SDSS J134441.83+204408.3: A highly asynchronous, short-period magnetic cataclysmic variable with a 56 MG field strength

TL;DR

This paper reports the discovery of a highly asynchronous magnetic cataclysmic variable star with a 56 MG magnetic field, challenging existing theories that predict synchronization at such high field strengths.

Contribution

The study provides the first direct measurement of the magnetic field in an asynchronous short-period mCV and discusses its implications for spin-period evolution theories.

Findings

Discovered a highly asynchronous short-period mCV with a 56 MG magnetic field.

Revised the magnetic field strength estimate to 56±2 MG based on cyclotron spectrum modeling.

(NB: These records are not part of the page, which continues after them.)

# kakaoenterprise/JORLDY

Hardware: NVIDIA H100
Metric: env_steps_per_sec (higher is better)
Workload: dtype f32

## Files before the change

include/jorldy_b200.h:

```cpp
#ifndef JORLDY_B200_H
#define JORLDY_B200_H

#include <stdint.h>

#ifdef __cplusplus
#define JB_API extern "C"
#else
#define JB_API
#endif

JB_API int jb_env_classic_reset(int kind, double* phys, float* obs, int32_t* elapsed, int64_t* episode,
                                float* score, const uint8_t* mask, uint64_t seed, uint64_t stream_base,
                                int n, void* stream);
JB_API int jb_env_classic_step(int kind, double* phys, float* obs, int32_t* elapsed, int64_t* episode,
                               float* score, const void* action, int action_kind, float* next_obs,
                               float* reward, float* done, float* stats, int auto_reset, int max_steps,
                               uint64_t seed, uint64_t stream_base, int n, void* stream);

JB_API int jb_gae(const float* reward, const float* done, const float* value, const float* next_value,
                  const float* last_value, int N, int T, float gamma, float lambda, int standardize,
                  float* adv, float* ret, void* stream);

JB_API int
jb_env_synth_reset(float* obs, int32_t* elapsed, int64_t* episode, float* score, uint64_t seed,
// ... 59 lines not shown
JB_API int jb_heads_bwd_dw(const float* dout, const float* h, int M, int H, float* dw0, float* db0, int n0, float* dw1,
                           float* db1, int n1, float* dw2, float* db2, int n2, void* stream);
JB_API int jb_heads_fwd_n(const float* h, int M, int H, int n_heads, const float* const* w, const float* const* b,
                          const int* n, float* out, void* stream);
JB_API int jb_heads_bwd_dx_n(const float* dout, const float* h, int M, int H, int n_heads, const float* const* w,
                             const int* n, float* dh, void* stream);
JB_API int jb_heads_bwd_dw_n(const float* dout, const float* h, int M, int H, int n_heads, float* const* dw,
                             float* const* db, const int* n, void* stream);

JB_API int jb_ppo_act_discrete(const float* out, int M, int A, int nout, const float* u, uint64_t seed,
                               uint64_t stream_base, uint64_t ctr, long long* row_ctr, int greedy, int64_t* action,
                               void* stream);
JB_API int jb_ppo_act_continuous(const float* out, int M, int A, int nout, const float* normal, uint64_t seed,
                                 uint64_t stream_base, uint64_t ctr, long long* row_ctr, int greedy, float* action,
                                 void* stream);
JB_API int jb_ppo_prepass_discrete(const float* out, const int32_t* action, int M, int A, int nout, float* value,
                                   float* logp_old, void* stream);
JB_API int jb_ppo_prepass_continuous(const float* out, const float* action, int M, int A, int nout, float* value,
                                     float* logp_old, void* stream);
JB_API int jb_take_minibatch(const int32_t* perm, long long* cursor, int B, int32_t* cur_idx, void* stream);
JB_API int jb_ppo_loss(int continuous, const float* out, const int32_t* idx, const void* action, const float* adv,
                       const float* ret, const float* value_old, const float* logp_old, int B, int A, int nout,
                       float eps_clip, float vf_coef, float ent_coef, float* dout, float* stats, float* acc,
                       void* stream);
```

Challenges existing models predicting synchronization at high magnetic field strengths.

Abstract

When the accreting white dwarf in a magnetic cataclysmic variable star (mCV) has a field strength in excess of 10 MG, it is expected to synchronize its rotational frequency to the binary orbit frequency, particularly at small binary separations, due to the steep radial dependence of the magnetic field. We report the discovery of an mCV (SDSS J134441.83+204408.3; hereafter, J1344) that defies this expectation by displaying asynchronous rotation ($P_{spin}/P_{orb} = 0.893$) in spite of a high surface field strength (B=56 MG) and a short orbital period (114 min). Previously misidentified as a synchronously rotating mCV, J1344 was observed by TESS during sector 50, and the resulting power spectrum shows distinct spin and orbital frequencies, along with various sidebands and harmonics. Although there are several other asynchronous mCVs at short orbital periods, the presence of cyclotron humps in J1344's SDSS spectrum makes it possible to directly measure the field strength in the cyclotron-emitting region; a previously study estimated 65 MG based on its identification of two cyclotron humps, but we revise this to 56$\pm$2 MG based on the detection of a third hump and on our modeling of the cyclotron spectrum. Short-period mCVs with field strengths above 10 MG are normally expected to be synchronous, so the highly asynchronous rotation in J1344 presents an interesting challenge for theoretical studies of spin-period evolution.